• Assignment
Each line from the one holding "const int comp" to the end of the listing below must be given again exactly as it appears.

• Given information
------

def _fa_alloc_like(t):
    B, H, S, D = t.shape
    if t.stride(1) == D and t.stride(2) == H * D:
        return torch.empty(B, S, H, D, dtype=t.dtype,
                           device=t.device).permute(0, 2, 1, 3)
    return torch.empty_like(t, memory_format=torch.contiguous_format)


class _FlashAttnFn(torch.autograd.Function):
    @staticmethod
    def forward(ctx, q, k, v, causal, scale, window=0):
        lib = _require_lib()
        B, Hq, S, D = q.shape
        Hkv = k.shape[1]
        assert D == 128, "flash kernel supports D=128"
        assert q.dtype == torch.bfloat16
        if not _fa_ok_layout(q):
            q = q.contiguous()
        if not _fa_ok_layout(k):
            k = k.contiguous()
        if not _fa_ok_layout(v):
            v = v.contiguous()
        out = _fa_alloc_like(q)
        lse = torch.empty(B, Hq, S, dtype=torch.float32, device=q.device)
        lib.flash_attn_fwd_strided(
            _ptr(q), _ptr(k), _ptr(v), _ptr(out), _ptr(lse),
            ctypes.c_int(B), ctypes.c_int(Hq), ctypes.c_int(Hkv),
            ctypes.c_int(S), ctypes.c_float(scale),
            ctypes.c_int(1 if causal else 0), ctypes.c_int(window or 0),
            _fa_strides(q, k, v, out), _stream())
        ctx.save_for_backward(q, k, v, out, lse)
        ctx.causal = causal
        ctx.scale = scale
        ctx.window = window or 0
        return out

    @staticmethod
    def backward(ctx, dout):
        q, k, v, out, lse = ctx.saved_tensors
        lib = _require_lib()
        if not hasattr(lib, "flash_attn_bwd"):
            raise RuntimeError("flash_attn_bwd kernel not built")
        B, Hq, S, D = q.shape
        Hkv = k.shape[1]
        if not _fa_ok_layout(dout):
            dout = dout.contiguous()
        delta = torch.empty(B, Hq, S, dtype=torch.float32, device=q.device)
        dq = _fa_alloc_like(q)
        dk_pq = torch.empty(B, Hq, S, D, dtype=q.dtype, device=q.device)
        dv_pq = torch.empty(B, Hq, S, D, dtype=q.dtype, device=q.device)
        lib.flash_attn_bwd_strided(
            _ptr(q), _ptr(k), _ptr(v), _ptr(out), _ptr(dout),
            _ptr(lse), _ptr(delta), _ptr(dq), _ptr(dk_pq), _ptr(dv_pq),
            ctypes.c_int(B), ctypes.c_int(Hq), ctypes.c_int(Hkv),
            ctypes.c_int(S), ctypes.c_float(ctx.scale),
            ctypes.c_int(1 if ctx.causal else 0),
            ctypes.c_int(getattr(ctx, "window", 0)),
            _fa_strides(q, k, v, out, dout, dq, dk_pq, dv_pq), _stream())
        rep = Hq // Hkv
        if rep > 1:
            dk = dk_pq.view(B, Hkv, rep, S, D).float().sum(2).to(q.dtype)
            dv = dv_pq.view(B, Hkv, rep, S, D).float().sum(2).to(q.dtype)
        else:
            dk = dk_pq
            dv = dv_pq
        return dq, dk, dv, None, None, None


def flash_attn(q, k, v, causal=True, softmax_scale=None, window=0):
    scale = softmax_scale or 1.0 / math.sqrt(q.shape[-1])
    return _FlashAttnFn.apply(q, k, v, causal, scale, window)


def flash_attn_window_available() -> bool:
    lib = _load()
    return lib is not None and hasattr(lib, "flash_attn_fwd_window")


def flash_attn_windowed(q, k, v, window: int, softmax_scale=None):
    lib = _require_lib()
    B, Hq, S, D = q.shape
    Hkv = k.shape[1]
    assert D == 128 and q.dtype == torch.bfloat16
    scale = softmax_scale or 1.0 / math.sqrt(D)
    q, k, v = q.contiguous(), k.contiguous(), v.contiguous()
    out = torch.empty_like(q)
    lse = torch.empty(B, Hq, S, dtype=torch.float32, device=q.device)
    lib.flash_attn_fwd_window(_ptr(q), _ptr(k), _ptr(v), _ptr(out),
                              _ptr(lse), ctypes.c_int(B), ctypes.c_int(Hq),
                              ctypes.c_int(Hkv), ctypes.c_int(S),
                              ctypes.c_float(scale), ctypes.c_int(window),
                              _stream())
    return out



def adamw_step(master: torch.Tensor, m: torch.Tensor, v: torch.Tensor,
               grad_bf16: torch.Tensor, param_bf16: torch.Tensor,
               clip: Optional[torch.Tensor], lr: float, beta1: float,
               beta2: float, eps: float, weight_decay: float, step: int):
    lib = _require_lib()
    n = master.numel()
    assert m.numel() == n and v.numel() == n and grad_bf16.numel() == n
    assert grad_bf16.dtype == torch.bfloat16 and param_bf16.dtype == torch.bfloat16
    inv_bc1 = 1.0 / (1.0 - beta1 ** step)
    inv_bc2 = 1.0 / (1.0 - beta2 ** step)
    lib.adamw_step(ctypes.c_long(n), _ptr(master), _ptr(m), _ptr(v),
                   _ptr(grad_bf16), _ptr(param_bf16),
                   _ptr(clip) if clip is not None else None,
                   ctypes.c_float(lr), ctypes.c_float(beta1),
                   ctypes.c_float(beta2), ctypes.c_float(eps),
                   ctypes.c_float(weight_decay), ctypes.c_float(inv_bc1),
                   ctypes.c_float(inv_bc2), _stream())
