constexpr int kSaTs = 72;
constexpr int kSaDp = 33;
template <int TILES, int kSaBwdWaves, bool DET>
__global__ __launch_bounds__(kSaBwdWaves * 64) void sa_grid_bwd_k(int n, int m, const float* __restrict__ P, const float* __restrict__ Q,
                                                     const int* __restrict__ idx, const float* __restrict__ W2, const unsigned char* __restrict__ arg,
                                                     const float* __restrict__ dout, float* __restrict__ dP, float* __restrict__ dQ,
                                                     float* __restrict__ dW2_partial, float* __restrict__ dh1_rows) {
  extern __shared__ __attribute__((aligned(16))) float lds[];
  float* wtfrag = lds;
  float* tile = wtfrag + 8 * 64 * 4;
  float* dpt = tile + kSaBwdWaves * 2 * 16 * kSaTs;
  const int lane = threadIdx.x & 63, wave = threadIdx.x >> 6, row = lane & 15, g = lane >> 4;
  const int half = blockIdx.x, r = blockIdx.y;
  for (int e = threadIdx.x; e < 8 * 64; e += kSaBwdWaves * 64) {
    const int l = e & 63, bj = e >> 6, bb = bj >> 2, j = bj & 3;
    const int rw = 32 * static_cast<int>(blockIdx.x) + 16 * bb + (l & 15), col = 16 * j + 4 * (l >> 4);
    *reinterpret_cast<float4*>(wtfrag + e * 4) = make_float4(W2[(col + 0) * kSaC + rw], W2[(col + 1) * kSaC + rw], W2[(col + 2) * kSaC + rw], W2[(col + 3) * kSaC + rw]);
  }
  if constexpr (!DET)
    for (int e = threadIdx.x; e < n * kSaDp; e += kSaBwdWaves * 64) dpt[e] = 0.f;
  __syncthreads();
  float* t_dh2 = tile + wave * 2 * 16 * kSaTs;
  float* t_h1 = t_dh2 + 16 * kSaTs;
  const float* Pr = P + static_cast<long long>(r) * n * kSaC;
  f32x4 dw[2][4];
#pragma unroll
  for (int bb = 0; bb < 2; ++bb)
#pragma unroll
    for (int bc = 0; bc < 4; ++bc) dw[bb][bc] = f32x4{0.f, 0.f, 0.f, 0.f};
  constexpr int s = TILES * 16;
  struct Staged { float4 qv[4], gd[4], praw[TILES][4]; uint32_t who[4]; int src[TILES]; };
  auto centre_of = [&](int i) { return static_cast<long long>(r) * m + (i < m ? i : m - 1); };
  auto load_list = [&](int i, int (&src)[TILES]) {
    const int* id = idx + centre_of(i) * s;
#pragma unroll
    for (int t = 0; t < TILES; ++t) src[t] = id[16 * t + row];
  };
  auto load_rows = [&](int i, Staged& c) {
    const long long ctr = centre_of(i);
    const float* q = Q + ctr * kSaC + 4 * g;
    const unsigned char* am = arg + ctr * kSaC + 4 * g;
    const float* go = dout + ctr * kSaC + 4 * g;
#pragma unroll
    for (int j = 0; j < 4; ++j) {
      c.qv[j] = *reinterpret_cast<const float4*>(q + 16 * j);
      c.who[j] = *reinterpret_cast<const uint32_t*>(am + 16 * j);
      c.gd[j] = *reinterpret_cast<const float4*>(go + 16 * j);
    }
#pragma unroll
    for (int t = 0; t < TILES; ++t) {
      const float* p = Pr + static_cast<long long>(c.src[t]) * kSaC + 4 * g;
#pragma unroll
      for (int j = 0; j < 4; ++j) c.praw[t][j] = *reinterpret_cast<const float4*>(p + 16 * j);
    }
  };
  Staged cur, nxt;
  int list2[TILES];
  load_list(wave, cur.src);
  load_rows(wave, cur);
  load_list(wave + kSaBwdWaves, nxt.src);
  for (int i = wave; i < m; i += kSaBwdWaves) {
    uint32_t who[4];
    float4 gd[4];
    float4 x[TILES][4];
    int src[TILES];
#pragma unroll
    for (int b = 0; b < 4; ++b) { who[b] = cur.who[b]; gd[b] = cur.gd[b]; }
#pragma unroll
    for (int t = 0; t < TILES; ++t) {
      src[t] = cur.src[t];
#pragma unroll
      for (int j = 0; j < 4; ++j) x[t][j] = relu_sub(cur.praw[t][j], cur.qv[j]);
    }
    __builtin_amdgcn_sched_barrier(0);
    load_rows(i + kSaBwdWaves, nxt);
    load_list(i + 2 * kSaBwdWaves, list2);
    __builtin_amdgcn_sched_barrier(0);
    float dq[2][4];
#pragma unroll
    for (int bb = 0; bb < 2; ++bb)
#pragma unroll
      for (int e = 0; e < 4; ++e) dq[bb][e] = 0.f;
#pragma unroll
    for (int t = 0; t < TILES; ++t) {
      float4 dh2[4];
#pragma unroll
      for (int b = 0; b < 4; ++b) {
        const float gv[4] = {gd[b].x, gd[b].y, gd[b].z, gd[b].w};
        float d[4];
#pragma unroll
        for (int e = 0; e < 4; ++e) d[e] = ((who[b] >> (8 * e)) & 0xffu) == static_cast<uint32_t>(16 * t + row) ? gv[e] : 0.f;
        dh2[b] = make_float4(d[0], d[1], d[2], d[3]);
      }
      f32x4 d1[2] = {f32x4{0.f, 0.f, 0.f, 0.f}, f32x4{0.f, 0.f, 0.f, 0.f}};
#pragma unroll
      for (int j = 0; j < 4; ++j) {
        const float4 a0 = *reinterpret_cast<const float4*>(wtfrag + ((0 * 4 + j) * 64 + lane) * 4);
        const float4 a1 = *reinterpret_cast<const float4*>(wtfrag + ((1 * 4 + j) * 64 + lane) * 4);
        d1[0] = __builtin_amdgcn_mfma_f32_16x16x4f32(a0.x, dh2[j].x, d1[0], 0, 0, 0);
        d1[1] = __builtin_amdgcn_mfma_f32_16x16x4f32(a1.x, dh2[j].x, d1[1], 0, 0, 0);
        d1[0] = __builtin_amdgcn_mfma_f32_16x16x4f32(a0.y, dh2[j].y, d1[0], 0, 0, 0);
        d1[1] = __builtin_amdgcn_mfma_f32_16x16x4f32(a1.y, dh2[j].y, d1[1], 0, 0, 0);
        d1[0] = __builtin_amdgcn_mfma_f32_16x16x4f32(a0.z, dh2[j].z, d1[0], 0, 0, 0);
        d1[1] = __builtin_amdgcn_mfma_f32_16x16x4f32(a1.z, dh2[j].z, d1[1], 0, 0, 0);
        d1[0] = __builtin_amdgcn_mfma_f32_16x16x4f32(a0.w, dh2[j].w, d1[0], 0, 0, 0);
        d1[1] = __builtin_amdgcn_mfma_f32_16x16x4f32(a1.w, dh2[j].w, d1[1], 0, 0, 0);
      }
#pragma unroll
      for (int bb = 0; bb < 2; ++bb) {
        const float4 h = half ? x[t][2 + bb] : x[t][bb];
        const float hv[4] = {h.x, h.y, h.z, h.w};
#pragma unroll
        for (int e = 0; e < 4; ++e) {
          const float v = hv[e] > 0.f ? d1[bb][e] : 0.f;
          dq[bb][e] += v;
          if constexpr (DET) dh1_rows[((static_cast<long long>(r) * m + i) * s + 16 * t + row) * kSaC + 32 * half + 16 * bb + 4 * g + e] = v;
          else if (v != 0.f) atomicAdd(&dpt[src[t] * kSaDp + 16 * bb + 4 * g + e], v);
        }
      }
#pragma unroll
      for (int b = 0; b < 4; ++b) {
        *reinterpret_cast<float4*>(t_h1 + row * kSaTs + 16 * b + 4 * g) = x[t][b];
        if ((b >> 1) == half) *reinterpret_cast<float4*>(t_dh2 + row * kSaTs + 16 * (b & 1) + 4 * g) = dh2[b];
      }
      __builtin_amdgcn_s_waitcnt(0xc07f);
#pragma unroll
      for (int ks = 0; ks < 4; ++ks) {
        float a[2], bcol[4];
#pragma unroll
        for (int bb = 0; bb < 2; ++bb) a[bb] = t_dh2[(4 * ks + g) * kSaTs + 16 * bb + row];
#pragma unroll
        for (int bc = 0; bc < 4; ++bc) bcol[bc] = t_h1[(4 * ks + g) * kSaTs + 16 * bc + row];
#pragma unroll
        for (int bb = 0; bb < 2; ++bb)
#pragma unroll
          for (int bc = 0; bc < 4; ++bc) dw[bb][bc] = __builtin_amdgcn_mfma_f32_16x16x4f32(a[bb], bcol[bc], dw[bb][bc], 0, 0, 0);
      }
    }
    float* dqo = dQ + (static_cast<long long>(r) * m + i) * kSaC + 32 * half + 4 * g;
    float flat[8];
#pragma unroll
    for (int bb = 0; bb < 2; ++bb)
#pragma unroll
      for (int e = 0; e < 4; ++e) flat[4 * bb + e] = dq[bb][e];
    row16_sum_n(flat);
    if (row == 0) {
      *reinterpret_cast<float4*>(dqo) = make_float4(-flat[0], -flat[1], -flat[2], -flat[3]);
      *reinterpret_cast<float4*>(dqo + 16) = make_float4(-flat[4], -flat[5], -flat[6], -flat[7]);
    }
    cur = nxt;
#pragma unroll
    for (int t = 0; t < TILES; ++t) nxt.src[t] = list2[t];
  }
  __syncthreads();
  float* dpo = dP + static_cast<long long>(r) * n * kSaC + 32 * half;
  for (int e = threadIdx.x; e < (DET ? 0 : n * 8); e += kSaBwdWaves * 64) {
    const int pt = e >> 3, c4 = (e & 7) * 4;
    const float* t4 = dpt + pt * kSaDp + c4;
    *reinterpret_cast<float4*>(dpo + static_cast<long long>(pt) * kSaC + c4) = make_float4(t4[0], t4[1], t4[2], t4[3]);
  }
  __syncthreads();
  float* buf = lds;
#pragma unroll
  for (int bb = 0; bb < 2; ++bb)
#pragma unroll
    for (int bc = 0; bc < 4; ++bc)
      *reinterpret_cast<f32x4*>(buf + (((wave * 2 + bb) * 4 + bc) * 64 + lane) * 4) = dw[bb][bc];
  __syncthreads();
  float* dwo = dW2_partial + (static_cast<long long>(r) * 2 + half) * 32 * kSaC;
  for (int e = threadIdx.x; e < 2 * 4 * 64 * 4; e += kSaBwdWaves * 64) {
    const int comp = e & 3, l = (e >> 2) & 63, bc = (e >> 8) & 3, bb = e >> 10;
    float v = 0.f;
#pragma unroll
    for (int w = 0; w < kSaBwdWaves; ++w) v += buf[(((w * 2 + bb) * 4 + bc) * 64 + l) * 4 + comp];
    dwo[(16 * bb + 4 * (l >> 4) + comp) * kSaC + 16 * bc + (l & 15)] = v;
  }
}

------

• Task output
    const int comp = e & 3, l = (e >> 2) & 63, bc = (e >> 8) & 3, bb = e >> 10;
    float v = 0.f;
#pragma unroll
    for (int w = 0; w < kSaBwdWaves; ++w) v += buf[(((w * 2 + bb) * 4 + bc) * 64 + l) * 4 + comp];
    dwo[(16 * bb + 4 * (l >> 4) + comp) * kSaC + 16 * bc + (l & 15)] = v;
  }
}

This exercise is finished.